--- Given information Enclosed Below ---
constexpr int kSpec = 12;
constexpr int kPlaceLanes = 64;
constexpr int kWideSpec = 3;
struct __attribute__((packed, aligned(4))) Words4 { uint32_t w[4]; };
constexpr int kFusedSegs = 2048;
constexpr int kFusedSegsBig = 16384;
template <int FUSED, bool RAGGED = false>
__global__ __launch_bounds__(kThreads) void place_segments(const StitchArgs a_in) {
  __shared__ uint32_t off_lds[FUSED == 1 ? kFusedSegs + 1 : 16];
  __shared__ uint32_t scratch_k2[16];
  const uint32_t rf = RAGGED ? a_in.rmap_place[blockIdx.x] : 0u;
  const uint32_t bx = RAGGED ? blockIdx.x - a_in.rframes[rf].place_base : blockIdx.x;
  const StitchArgs a = RAGGED ? ragged_stitch_view(a_in, rf) : a_in;
  const int frame = RAGGED ? 0 : blockIdx.y;
  const uint32_t* const nb_f = a.seg_nbits + static_cast<size_t>(frame) * a.nseg;
  const int sc_first = static_cast<int>((bx * (kThreads / 64)) / a.subs);
  if (FUSED == 1) {
    const uint32_t* const nb = nb_f;
    constexpr int kRun = kFusedSegs / kThreads;
    const int i0 = static_cast<int>(threadIdx.x) * kRun;
    uint32_t v[kRun], mine = 0;
#pragma unroll
    for (int j = 0; j < kRun; ++j) {
      v[j] = (i0 + j < a.nseg) ? nb[i0 + j] : 0u;
      mine += v[j];
    }
    uint32_t total;
    uint32_t at = wg_exclusive_scan<kThreads>(mine, scratch_k2, &total);
#pragma unroll
    for (int j = 0; j < kRun; ++j) { off_lds[i0 + j] = at; at += v[j]; }
    if (threadIdx.x == 0) {
      off_lds[a.nseg] = total;
      if (bx == 0) {
        a.seg_off[static_cast<size_t>(frame) * (a.nseg + 1) + a.nseg] = total;
        if (a.frame_flags != nullptr && a.pool_ctr != nullptr) a.frame_flags[frame] = a.pool_ctr[2 * frame + 1];
      }
    }
    __syncthreads();
  }
  if (FUSED == 2) {
    uint32_t front = 0, all = 0;
    for (int i = threadIdx.x; i < a.nseg; i += kThreads) {
      const uint32_t v = nb_f[i];
      all += v;
      front += i < sc_first ? v : 0u;
    }
    uint32_t front_total, all_total;
    (void)wg_exclusive_scan<kThreads>(front, scratch_k2, &front_total);
    (void)wg_exclusive_scan<kThreads>(all, scratch_k2, &all_total);
    if (threadIdx.x < 8) {
      uint32_t at = front_total;
      for (int j = 0; j < static_cast<int>(threadIdx.x); ++j) at += sc_first + j < a.nseg ? nb_f[sc_first + j] : 0u;
      off_lds[threadIdx.x] = at;
    }
    if (threadIdx.x == 8) {
      off_lds[8] = all_total;
      if (bx == 0) {
        a.seg_off[static_cast<size_t>(frame) * (a.nseg + 1) + a.nseg] = all_total;
        if (a.frame_flags != nullptr && a.pool_ctr != nullptr) a.frame_flags[frame] = a.pool_ctr[2 * frame + 1];
      }
    }
    __syncthreads();
  }
  const uint32_t unit = bx * (kThreads / kPlaceLanes) + (threadIdx.x >> 6);
  const int sc0 = static_cast<int>(unit / a.subs);
  const uint32_t ibase = (unit % a.subs) * (a.wide_subs ? kWideSpec * 256u : kSpec * kPlaceLanes);
  if (sc0 >= a.nseg) return;
  const unsigned long long* const off_g = a.seg_off + static_cast<size_t>(frame) * (a.nseg + 1);
  auto off = [&](int i) -> unsigned long long {
    if (FUSED == 1) return off_lds[i];
    if (FUSED == 2) {
      if (i >= a.nseg) return off_lds[8];
      if (i - sc_first < 8) return off_lds[i - sc_first];
      unsigned long long at = off_lds[7];
      for (int j = sc_first + 7; j < i; ++j) at += nb_f[j];
      return at;
    }
    return off_g[i];
  };
  const uint32_t* segw = a.seg_words + static_cast<size_t>(frame) * a.nseg * a.slot_words;
  const uint32_t* src = segw + static_cast<size_t>(sc0) * a.slot_words;
  const bool wide = (a.subs == 1u || a.wide_subs) && (a.slot_words & 3u) == 0u && a.slot_words >= 776u;
// ... 434 lines not shown
      *valid = (U - byte0 >= 16) ? 16 : static_cast<int>(U - byte0);
      if (byte0 + 16 < U) *behind = ub[w0 + 4];
    }
  };
  uint4 q_next;
  uint32_t behind_next;
  int valid_next;
  unsigned long long off_next;
  auto gdx_of = [&]() -> uint32_t { return RAGGED ? a_in.rframes[rf].stuff_wgs : gridDim.x; };
  fetch(bx, &q_next, &behind_next, &valid_next, &off_next);
  for (uint32_t chunk = bx; chunk < nchunks; chunk += gdx_of()) {
    const uint4 q = q_next;
    const uint32_t behind = behind_next;
    const int valid = valid_next;
    const unsigned long long chunk_off = FUSED == 2 ? static_cast<unsigned long long>(big_off) : off_next;
    fetch(chunk + gdx_of(), &q_next, &behind_next, &valid_next, &off_next);
    if (FUSED == 2 && chunk + gdx_of() < nchunks) {
      uint32_t mine = 0, step;
      for (uint32_t i = chunk + threadIdx.x; i < chunk + gdx_of(); i += kThreads) mine += ff_f[i];
      (void)wg_exclusive_scan<kThreads>(mine, scratch, &step);
      big_off += step;
    }
    const uint32_t w[4] = {q.x, q.y, q.z, q.w};
    uint32_t ffs = 0;
    if (valid == 16) {
#pragma unroll
      for (int j = 0; j < 4; ++j) ffs += __popc(ff_bytes(w[j]));
    } else {
#pragma unroll
      for (int j = 0; j < 4; ++j) ffs += count_ff(w[j], valid - 4 * j);
    }
    uint32_t total_ff;
    const uint32_t ex = wg_exclusive_scan<kThreads>(ffs, scratch, &total_ff);
    uint8_t* const dchunk = dst0 + static_cast<unsigned long long>(chunk) * kChunkBytes + chunk_off;
    const uint32_t mis = static_cast<uint32_t>(reinterpret_cast<uintptr_t>(dchunk) & 15u);
    const uint32_t o = mis + threadIdx.x * 16 + ex;
    const uint32_t n0 = behind >> 24, n1 = (behind >> 16) & 0xffu, n2 = (behind >> 8) & 0xffu;
    const bool behind_plain = (ff_bytes(behind) & 0x80808000u) == 0u;
    if (valid == 16 && ffs == 0u && behind_plain) {
      const uint32_t m[5] = {__builtin_bswap32(w[0]), __builtin_bswap32(w[1]), __builtin_bswap32(w[2]),
                             __builtin_bswap32(w[3]), __builtin_bswap32(behind)};
      const uint32_t up = (0u - o) & 3u;
      uint32_t d[4];
#pragma unroll
      for (int k = 0; k < 4; ++k) d[k] = __builtin_amdgcn_alignbyte(m[k + 1], m[k], up);
      uint32_t* const sp = reinterpret_cast<uint32_t*>(stage + o + up);
      sp[0] = d[0]; sp[1] = d[1]; sp[2] = d[2]; sp[3] = d[3];
      if (threadIdx.x == 0) {
        for (uint32_t j = 0; j < up; ++j) stage[o + j] = static_cast<uint8_t>(m[0] >> (8 * j));
      }
    } else {
      uint8_t* sp = stage + o;
#pragma unroll
      for (int j = 0; j < 16; ++j) {
        if (j < valid) {
          const uint8_t b = static_cast<uint8_t>(w[j >> 2] >> (24 - 8 * (j & 3)));
          *sp++ = b;
          if (b == 0xff) *sp++ = 0x00;
        }
      }
      sp[0] = static_cast<uint8_t>(n0);
      sp[1] = static_cast<uint8_t>(n0 == 0xffu ? 0u : n1);
      sp[2] = static_cast<uint8_t>(n0 == 0xffu ? n1 : (n1 == 0xffu ? 0u : n2));
    }
    __syncthreads();
    const unsigned long long rest = U - static_cast<unsigned long long>(chunk) * kChunkBytes;
    const uint32_t nbytes = static_cast<uint32_t>(rest < kChunkBytes ? rest : kChunkBytes) + total_ff;
    uint8_t* const dalign = dchunk - mis;
    const uint32_t lo = mis, hi = mis + nbytes;
    const uint32_t first_full = (lo + 15u) & ~15u, last_full = hi & ~15u;
    if (first_full <= last_full) {
      for (uint32_t i = first_full / 16 + threadIdx.x; i < last_full / 16; i += kThreads) {
        reinterpret_cast<uint4*>(dalign)[i] = reinterpret_cast<const uint4*>(stage)[i];
      }
      if (threadIdx.x < first_full - lo) dalign[lo + threadIdx.x] = stage[lo + threadIdx.x];
      if (threadIdx.x < hi - last_full) dalign[last_full + threadIdx.x] = stage[last_full + threadIdx.x];
    } else {
      if (threadIdx.x < nbytes) dalign[lo + threadIdx.x] = stage[lo + threadIdx.x];
    }
    __syncthreads();
  }
}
--- End of Enclosed Given information ---
--- Task prompt ---
What you give back should be only the lines of the records above, starting at the line with "uint32_t v[kRun], mine = 0;" and ending at the line with "uint32_t front_total, all_total;", restated word for word.

--- Reply to the task ---
    uint32_t v[kRun], mine = 0;
#pragma unroll
    for (int j = 0; j < kRun; ++j) {
      v[j] = (i0 + j < a.nseg) ? nb[i0 + j] : 0u;
      mine += v[j];
    }
    uint32_t total;
    uint32_t at = wg_exclusive_scan<kThreads>(mine, scratch_k2, &total);
#pragma unroll
    for (int j = 0; j < kRun; ++j) { off_lds[i0 + j] = at; at += v[j]; }
    if (threadIdx.x == 0) {
      off_lds[a.nseg] = total;
      if (bx == 0) {
        a.seg_off[static_cast<size_t>(frame) * (a.nseg + 1) + a.nseg] = total;
        if (a.frame_flags != nullptr && a.pool_ctr != nullptr) a.frame_flags[frame] = a.pool_ctr[2 * frame + 1];
      }
    }
    __syncthreads();
  }
  if (FUSED == 2) {
    uint32_t front = 0, all = 0;
    for (int i = threadIdx.x; i < a.nseg; i += kThreads) {
      const uint32_t v = nb_f[i];
      all += v;
      front += i < sc_first ? v : 0u;
    }
    uint32_t front_total, all_total;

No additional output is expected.